All of lore.kernel.org
 help / color / mirror / Atom feed
From: Jerome Glisse <jglisse@redhat.com>
To: Logan Gunthorpe <logang@deltatee.com>
Cc: Dan Williams <dan.j.williams@intel.com>,
	Andi Kleen <ak@linux.intel.com>, Linux MM <linux-mm@kvack.org>,
	Andrew Morton <akpm@linux-foundation.org>,
	Linux Kernel Mailing List <linux-kernel@vger.kernel.org>,
	"Rafael J. Wysocki" <rafael@kernel.org>,
	Dave Hansen <dave.hansen@intel.com>,
	Haggai Eran <haggaie@mellanox.com>,
	balbirs@au1.ibm.com,
	"Aneesh Kumar K.V" <aneesh.kumar@linux.ibm.com>,
	Benjamin Herrenschmidt <benh@kernel.crashing.org>,
	"Kuehling, Felix" <felix.kuehling@amd.com>,
	Philip.Yang@amd.com, "Koenig,
	Christian" <christian.koenig@amd.com>,
	"Blinzer, Paul" <Paul.Blinzer@amd.com>,
	John Hubbard <jhubbard@nvidia.com>,
	rcampbell@nvidia.com
Subject: Re: [RFC PATCH 02/14] mm/hms: heterogenenous memory system (HMS) documentation
Date: Wed, 5 Dec 2018 17:58:28 -0500	[thread overview]
Message-ID: <20181205225828.GL3536@redhat.com> (raw)
In-Reply-To: <7ab26ea6-d16d-8d71-78ca-4266a864f8d3@deltatee.com>

On Wed, Dec 05, 2018 at 12:10:10PM -0700, Logan Gunthorpe wrote:
> 
> 
> On 2018-12-05 11:55 a.m., Jerome Glisse wrote:
> > So now once next type of device shows up with the exact same thing
> > let say FPGA, we have to create a new subsystem for them too.

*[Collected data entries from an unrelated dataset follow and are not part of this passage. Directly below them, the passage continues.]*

#ifndef PH_BALANCE_WAVES
#define PH_BALANCE_WAVES 1
#endif
#if PH_BALANCE_WAVES
__device__ __forceinline__ void ph_set_wave_priority(int level) {
  switch (level) {
    case 3: __builtin_amdgcn_s_setprio(3); break;
    case 2: __builtin_amdgcn_s_setprio(2); break;
    case 1: __builtin_amdgcn_s_setprio(1); break;
    default: __builtin_amdgcn_s_setprio(0); break;
  }
}
#define PH_BALANCE(p) ph_set_wave_priority(3 - ((p) * 4) / P)
#else
#define PH_BALANCE(p) do { } while (0)
#endif

namespace ph {


__device__ __forceinline__ uint4 write_quad_lds(const float (&rgb)[18], const WriteK &wk, const LutK &lut) {
  uint32_t y[6], u[3], v[3];
#pragma unroll
  for (int j = 0; j < 6; ++j) {
    if ((j & 1) == 0) {
      const Yuv1 c = write_px_lds(rgb[3 * j], rgb[3 * j + 1], rgb[3 * j + 2], wk, lut);
      y[j] = c.y, u[j >> 1] = c.u, v[j >> 1] = c.v;
    } else {
      y[j] = write_px_luma_lds(rgb[3 * j], rgb[3 * j + 1], rgb[3 * j + 2], wk, lut);
    }
  }
  return pack_quad(y, u, v);
}

#ifndef PH_FUSED_SPLIT
#define PH_FUSED_SPLIT 0
#endif
template <int N, int P, int BS, bool PIPE = false, int MODE = 0, bool TAIL = false>
__global__ __launch_bounds__(BS) void fused_v210_combine_lds_kernel(FusedLdsArgs a, uint32_t *handoff = nullptr) {
  static_assert(!TAIL || (!PIPE && MODE == 0), "the tail instantiation exists for the shipped form only");
  const ReadK rk = load_read_k(a.f.rd_cm, a.f.rd_gm);
  const WriteK wk = load_write_k(a.f.wr_cm);
  const LutK rlut = make_lut_k(a.rd), wlut = make_lut_k(a.wr);
  const bool std_matrix = ycbcr_matrix_is_standard(rk);
  const uint32_t job = blockIdx.x / a.wg_per_job, wg_in_job = blockIdx.x - job * a.wg_per_job;
  auto layer_ptr = [&](int l) { return reinterpret_cast<const uint4 *>(job ? a.more_layers[job - 1][l] : a.f.layers[l]); };
  uint4 *const out_ptr = reinterpret_cast<uint4 *>(job ? a.more_out[job - 1] : a.f.out);
  const uint32_t per_wg = (a.f.total_quads + a.wg_per_job - 1) / a.wg_per_job;
  const uint32_t wg_begin = wg_in_job * per_wg;
  const uint32_t wg_end = wg_begin + per_wg < a.f.total_quads ? wg_begin + per_wg : a.f.total_quads;
  const uint32_t tile_quads = BS * P;
  for (uint32_t tile_begin = wg_begin; tile_begin < wg_end; tile_begin += tile_quads) {
    uint32_t st[P][9];
    auto quad_of = [&](int p) {
      const uint32_t f = tile_begin + p * BS + threadIdx.x;
      return f < wg_end ? f : wg_end - 1;
    };
    uint4 w = load_stream(layer_ptr(0) + quad_of(0));
    auto slot_kind = [&](uint32_t f) -> uint32_t {
      const uint32_t g = f - __umulhi(f, a.f.magic_qpp) * a.f.quads_per_line_pitch;
      return g < a.f.quads_per_line_used ? 0u : (g == a.f.quads_per_line_used && a.f.tail_px) ? 1u : 2u;
    };
    auto phase1_slice = [&](auto tag, uint4 w, uint32_t f, uint32_t f_next, bool more, uint32_t(&st)[9]) -> uint4 {
      const bool in_tail = TAIL && slot_kind(f) == 1u;
      const float last = TAIL ? (in_tail ? 0.0f : 1.0f) : 1.0f;
      float acc[18];
#pragma unroll
      for (int i = 0; i < 18; ++i) acc[i] = 0.0f;
#pragma unroll 1
      for (int l = 0; l < N; ++l) {
        uint4 nxt = w;
        if (l + 1 < N) nxt = load_stream(layer_ptr(l + 1) + f);
        else if (more) nxt = load_stream(layer_ptr(0) + f_next);
        const Yuv6 q = unpack_quad(w);
#pragma unroll
        for (int j = 0; j < 6; ++j) {
          const float4 t = read_px_lds<decltype(tag)::value>(q.y[j], q.cb[j >> 1], q.cr[j >> 1], rk, rlut, last);
          const float kk = 1.0f - t.w;
          asm volatile("v_fma_f32 %0, %0, %3, %4\n\tv_fma_f32 %1, %1, %3, %5\n\tv_fma_f32 %2, %2, %3, %6"
                       : "+v"(acc[3 * j]), "+v"(acc[3 * j + 1]), "+v"(acc[3 * j + 2])
                       : "v"(kk), "v"(t.x), "v"(t.y), "v"(t.z));
        }
        w = nxt;
      }
#pragma unroll
      for (int i = 0; i < 9; ++i) {
        const uint32_t lo = __float_as_uint(TAIL ? lds_lut_index_unit_tail(acc[2 * i], in_tail) : lds_lut_index_unit(acc[2 * i]));
        const uint32_t hi = __float_as_uint(TAIL ? lds_lut_index_unit_tail(acc[2 * i + 1], in_tail) : lds_lut_index_unit(acc[2 * i + 1]));
        st[i] = __builtin_amdgcn_perm(hi, lo, 0x05040100u);
        asm volatile("" : "+v"(st[i]));
      }
      return w;
    };
    PH_STAMP(0);
    if (MODE == 0 || (MODE == 1 && tile_begin == wg_begin)) {
      lds_lut_load<BS>(a.rd);
      __syncthreads();
    }
    PH_STAMP(1);
    const uint32_t tile_left = wg_end - tile_begin;
    if constexpr (PIPE) {
      auto phase1_all = [&](auto tag) {
        constexpr bool STD = decltype(tag)::value;
        auto issue_first = [&](const uint4 &word) {
          return read_px_issue<STD>((float)((word.x >> 10) & 0x3ff), (float)(word.x & 0x3ff), (float)((word.x >> 20) & 0x3ff), rk, rlut);
        };
        auto issue_px = [&](const uint4 &word, int j) {
          const uint32_t wy = j == 0 ? word.x : j < 3 ? word.y : j == 3 ? word.z : word.w;
          const uint32_t sy = (j == 0 || j == 3) ? 10u : (j == 1 || j == 4) ? 0u : 20u;
          const int pr = j >> 1;
          const uint32_t wcb = pr == 0 ? word.x : pr == 1 ? word.y : word.z, scb = 10u * pr;
          const uint32_t wcr = pr == 0 ? word.x : pr == 1 ? word.z : word.w, scr = pr == 0 ? 20u : pr == 1 ? 0u : 10u;
          return read_px_issue<STD>((float)((wy >> sy) & 0x3ff), (float)((wcb >> scb) & 0x3ff), (float)((wcr >> scr) & 0x3ff), rk, rlut);
        };
        PxPending pend = issue_first(w);
#pragma unroll
        for (int p = 0; p < P; ++p) {
          if (p * BS < tile_left) {
            PH_BALANCE(p);
            const uint32_t f = quad_of(p);
            const bool more = (p + 1 < P) && ((p + 1) * BS < tile_left);
            const uint32_t f_next = more ? quad_of(p + 1) : f;
            float acc[18];
#pragma unroll
            for (int i = 0; i < 18; ++i) acc[i] = 0.0f;
#pragma unroll 1
            for (int l = 0; l < N; ++l) {
              uint4 nxt = w;
              if (l + 1 < N) nxt = load_stream(layer_ptr(l + 1) + f);
// ... 2 lines not shown
              for (int j = 0; j < 6; ++j) {
                PxPending nx;
                if (j < 5) nx = issue_px(w, j + 1);
                else {
                  uint4 first = nxt;
                  asm volatile("" : "+v"(first.x));
                  nx = issue_first(first);
                }
                __builtin_amdgcn_sched_barrier(0);
                const float4 t = read_px_finish(pend, rk);
                const float kk = 1.0f - t.w;
                asm volatile("v_fma_f32 %0, %0, %3, %4\n\tv_fma_f32 %1, %1, %3, %5\n\tv_fma_f32 %2, %2, %3, %6"
                             : "+v"(acc[3 * j]), "+v"(acc[3 * j + 1]), "+v"(acc[3 * j + 2])
                             : "v"(kk), "v"(t.x), "v"(t.y), "v"(t.z));
                __builtin_amdgcn_sched_barrier(0);
                pend = nx;
              }
              w = nxt;
            }
#pragma unroll
            for (int i = 0; i < 9; ++i) {
              const uint32_t lo = __float_as_uint(lds_lut_index_unit(acc[2 * i]));
              const uint32_t hi = __float_as_uint(lds_lut_index_unit(acc[2 * i + 1]));
              st[p][i] = __builtin_amdgcn_perm(hi, lo, 0x05040100u);
              asm volatile("" : "+v"(st[p][i]));
            }
          }
        }
      };
      if (std_matrix) phase1_all(std::true_type{});
      else phase1_all(std::false_type{});
      PH_STAMP(2);
      __syncthreads();
      lds_lut_load<BS>(a.wr);
      __syncthreads();
      PH_STAMP(3);
      auto idx_at = [&](int p, int i) {
        const uint32_t v = st[p][i >> 1];
        return __uint_as_float(((i & 1) ? (v >> 16) : (v & 0xFFFFu)) | 0x4B400000u);
      };
      PxPending wp = write_px_issue(idx_at(0, 0), idx_at(0, 1), idx_at(0, 2), wlut);
#pragma unroll
      for (int p = 0; p < P; ++p) {
        if (p * BS < tile_left) {
          PH_BALANCE(p);
          const uint32_t f = tile_begin + p * BS + threadIdx.x;
          uint32_t y[6], u[3], v[3];
#pragma unroll
          for (int j = 0; j < 6; ++j) {
            PxPending nx = wp;
            if (j < 5) nx = write_px_issue(idx_at(p, 3 * j + 3), idx_at(p, 3 * j + 4), idx_at(p, 3 * j + 5), wlut);
            else if (p + 1 < P) {
              if ((p + 1) * BS < tile_left) nx = write_px_issue(idx_at(p + 1 < P ? p + 1 : p, 0), idx_at(p + 1 < P ? p + 1 : p, 1), idx_at(p + 1 < P ? p + 1 : p, 2), wlut);
            }
            __builtin_amdgcn_sched_barrier(0);
            const float gr = lds_lut_finish(wp.r), gg = lds_lut_finish(wp.g), gb = lds_lut_finish(wp.b);
            y[j] = sat_u16_rte(dot4(gr, gg, gb, 1.0f, wk.y));
            if ((j & 1) == 0) {
              u[j >> 1] = sat_u16_rte(dot4(gr, gg, gb, 1.0f, wk.u));
              v[j >> 1] = sat_u16_rte(dot4(gr, gg, gb, 1.0f, wk.v));
            }
            __builtin_amdgcn_sched_barrier(0);
            wp = nx;
          }
          if (f < wg_end) store_stream(out_ptr + f, pack_quad(y, u, v));
        }
      }
    } else {
    const uint32_t wave_first = (uint32_t)__builtin_amdgcn_readfirstlane((int)(threadIdx.x & ~63u));
    if (MODE != 2) {
#pragma unroll
    for (int p = 0; p < P; ++p) {
      const uint32_t f = quad_of(p);
      if (p * BS + wave_first < wg_end - tile_begin) {
        PH_BALANCE(p);
        const bool more = (p + 1 < P) && ((p + 1) * BS + wave_first < wg_end - tile_begin);
        const uint32_t f_next = more ? quad_of(p + 1) : f;
        if (std_matrix) w = phase1_slice(std::true_type{}, w, f, f_next, more, st[p]);
        else w = phase1_slice(std::false_type{}, w, f, f_next, more, st[p]);
      }
    }
    }
    if (MODE == 1) {
#pragma unroll
      for (int p = 0; p < P; ++p)
        if (p * BS + wave_first < wg_end - tile_begin) {
          const uint32_t f = quad_of(p);
#pragma unroll
          for (int i = 0; i < 9; ++i) handoff[(size_t)i * a.f.total_quads + f] = st[p][i];
        }
      continue;
    }
    if (MODE == 2) {
#pragma unroll
      for (int p = 0; p < P; ++p)
        if (p * BS + wave_first < wg_end - tile_begin) {
          const uint32_t f = quad_of(p);
#pragma unroll
          for (int i = 0; i < 9; ++i) st[p][i] = __builtin_nontemporal_load(handoff + (size_t)i * a.f.total_quads + f);
        }
    }
    PH_STAMP(2);
    if (MODE == 0 || tile_begin == wg_begin) {
      __syncthreads();
      lds_lut_load<BS>(a.wr);
      __syncthreads();
    }
    PH_STAMP(3);
#pragma unroll
    for (int p = 0; p < P; ++p) {
      const uint32_t f = tile_begin + p * BS + threadIdx.x;
      if (p * BS + wave_first < wg_end - tile_begin) {
        PH_BALANCE(p);
        float yi[18];
#pragma unroll
        for (int i = 0; i < 9; ++i) {
          yi[2 * i] = __uint_as_float((st[p][i] & 0xFFFFu) | 0x4B400000u);
          yi[2 * i + 1] = __uint_as_float((st[p][i] >> 16) | 0x4B400000u);
        }
        uint4 packed;
        if (TAIL) {
          const uint32_t kind = slot_kind(f < wg_end ? f : wg_end - 1);
          if (kind == 0u) packed = write_quad_idx_lds(yi, wk, wlut);
          else if (kind == 1u) packed = write_quad_idx_lds_tail(yi, wk, wlut, a.f.tail_px);
          else packed = make_uint4(0u, 0u, 0u, 0u);
        } else {
          packed = write_quad_idx_lds(yi, wk, wlut);
        }
        if (f < wg_end) store_stream(out_ptr + f, packed);
      }
    }
    }
    PH_STAMP(4);
    __syncthreads();
  }
}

Also
> > this make the userspace life much much harder. Now userspace must
> > go parse PCIE, subsystem1, subsystem2, subsystemN, NUMA, ... and
> > merge all that different information together and rebuild the
> > representation i am putting forward in this patchset in userspace.
> 
> Yes. But seeing such FPGA links aren't common yet and there isn't really
> much in terms of common FPGA infrastructure in the kernel (which are
> hard seeing the hardware is infinitely customization) you can let the
> people developing FPGA code worry about it and come up with their own
> solution. Buses between FPGAs may end up never being common enough for
> people to care, or they may end up being so weird that they need their
> own description independent of GPUS, or maybe when they become common
> they find a way to use the GPU link subsystem -- who knows. Don't try to
> design for use cases that don't exist yet.
> 
> Yes, userspace will have to know about all the buses it cares to find
> links over. Sounds like a perfect thing for libhms to do.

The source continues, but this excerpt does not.